Scientists have developed a system that, they claim, can track eye movements to enable a computer to quickly and accurately identify images that a user finds positive or negative.
Based on eye-tracking and electro-encephalographic (EEG) readings, the breakthrough came from researchers Mingqing Yang, Li Lin, and Slavko Milekic from Oxford University.
Based on tracking what the user is looking at and measuring the electrical activity in their brain to determine whether they're pleased or not, the system knows what users like and dislike.
"To improve the quality of human-computer interaction, it is important for computers to be able to identify the images quickly that can trigger pleasant feelings and create a good user experience," the university researchers said.
"To reach this goal, the effective classification of images is an important prerequisite."
Prior research into effective image classification used image features as categorical measurable signals. However, these older techniques failed to provide a good correlation between the signal properties of image features and the expected effective experience of the viewer, leaving the research unable to bridge the effective gap."
The solution is this fresh system, which tracks the user's eye movements while measuring their brain using an EEG reader. By taking screenings of eye movement indices and EEG indices correlated with whether the user found something positive, negative, or neutral, the team built an "experience space" ready for analysis.

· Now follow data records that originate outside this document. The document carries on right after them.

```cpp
template <int I, int N> struct LastLE {
    static __device__ __forceinline__ void run(const int (&arr)[N], int w, int &idx, int &val)
    {
        if constexpr (I < N) { const bool in = w >= arr[I]; idx = in ? I : idx; val = in ? arr[I] : val; LastLE<I + 1, N>::run(arr, w, idx, val); }
    }
};
template <int I, int N> struct PickPair {
// ... 501 lines not shown
                for (int j = 0; j < 4; ++j) { f.a[j] = ok ? f.a[j] : (_Float16)0; f.b[j] = ok ? f.b[j] : (_Float16)0; }
            }
            frag_mfma(acc, f);
        }
    }
    part_t d;
    const bool on_diag = diag_of(acc, lane, d);
    const part_t total = wave_sum(on_diag ? d : (part_t)0);
    if (lane == 0) {
        const int dst = tab<true>(a.piece_dst, p);
        if (dst >= 0) put_y<T, YS>(a, dst, total);
        else static_cast<part_t *>(a.partial)[~dst] = total;
    }
}

template <class T, int L, bool NT, int YS = 0>
__device__ __forceinline__ void short_rows(const DevArgs &a, const ShortDev &g, int local_tile, int lane)
{
    constexpr int SR = Tr<T>::SHORT_ROWS;
    constexpr int V = SR / kWave;
    const T *x = static_cast<const T *>(a.x);
    const T *val = static_cast<const T *>(a.short_val);
    using part_t = typename Tr<T>::part_t;
    part_t s[V];
#pragma unroll
    for (int v = 0; v < V; ++v) s[v] = 0;
    const size_t base = (size_t)g.elem_off + (size_t)local_tile * L * SR + (size_t)V * lane;
#pragma unroll
    for (int k = 0; k < L; ++k) {
        if constexpr (V == 2) {
// ... 243 lines not shown
#ifndef DASP_WIN64_U
#define DASP_WIN64_U 3
#define DASP_WIN64_S 6
#endif
template <class T, bool NT, bool C16, bool WIN, bool C8, bool RT = false, bool W64 = false, bool L16 = false, bool SH = false>
__device__ __forceinline__ void spmv_body(const DevArgs &a, char *lds_raw, int wg_index, Stamps &st)
{
    const int lane = threadIdx.x & 63;
    const int wave = __builtin_amdgcn_readfirstlane(threadIdx.x >> 6);
    int wg = wg_index;
    if constexpr (sizeof(T) == 2 && !WIN && !RT) {
        if (a.wg_rot) { const int grid = a.wg_long + a.wg_med + a.wg_short; wg += a.wg_rot; wg = wg >= grid ? wg - grid : wg; }
    }
    const int wpw = WIN ? a.wpw : kWavesPerWG;
    if (wg < a.wg_long) {
        const int p = wg * wpw + wave;
        if (p < a.n_pieces) long_piece<T, NT, 0, !WIN, L16 && !WIN>(a, p, lane);
    } else if (wg < a.wg_long + a.wg_med) {
        st.kind = 1;
        if constexpr (!WIN) {
            const int m = wg - a.wg_long;
            const XGlobal<T> x{static_cast<const T *>(a.x)};
            if (a.xcd_on) {
                const int k = m & 7;
                int lo = a.xcd_blk[0], hi = a.xcd_blk[1];
                PickPair<1, 9>::run(a.xcd_blk, k, lo, hi);
                const int b = lo + (m >> 3) * kWavesPerWG + wave;
                if (b < hi) medium_block<T, NT, C16, 0, C8, 0, false, 0, 0, SH>(a, b, lane, x);
            } else if (sizeof(T) == 8 && !a.med_stride) {
                const int b = m * kWavesPerWG + wave;
                if (b < a.n_blocks) medium_block<T, NT, C16, 0, C8, 0, false, 0, 0, SH>(a, b, lane, x);
// ... 113 lines not shown
```

dasp_amd/csrc/upload.cpp:

```cpp
#include <hip/hip_runtime_api.h>

#include <algorithm>
#include <chrono>
#include <cmath>
#include <cstdio>
#include <cstdlib>
#include <cstring>
#include <string>
#include <type_traits>
#include <vector>

#include "plan.hpp"
#include "device.hpp"

namespace dasp {

#define HIP_TRY(expr)                                                                          \
    do {                                                                                       \
        hipError_t e_ = (expr);                                                                \
        if (e_ != hipSuccess) {                                                                \
            set_error(std::string(#expr) + ": " + hipGetErrorString(e_));                      \
            return e_ == hipErrorNoDevice ? DASP_ERR_NO_DEVICE : DASP_ERR_HIP;                 \
        }                                                                                      \
    } while (0)
// ... 82 lines not shown
    }
    if (narrow_elems) *narrow_elems = narrow;
    return on;
}
void choose_long16(Plan &p)
{
    DevicePlan *d = p.dev;
    if (!d) return;
    d->long16 = long16_rule(p, nullptr);
}
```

"Physiological experience data from the experience space were extracted, analysed mathematically and normalised to obtain parametric physiological experience data," the researchers' new paper claims.
"Using a multiple linear regression technique, we connected the participants' affective states and physiological experience data. We developed a quantitative mapping between the affective experience states and the sample images to acquire the classification of affective images."
The efficacy of the system was tested using abstract art. Participants were given 16 paintings, and the system categorised them into positive, negative, or neutral based on the physiological response data. The result was accurate classification of which images would lead to a sensation of pleasure in the majority of participants.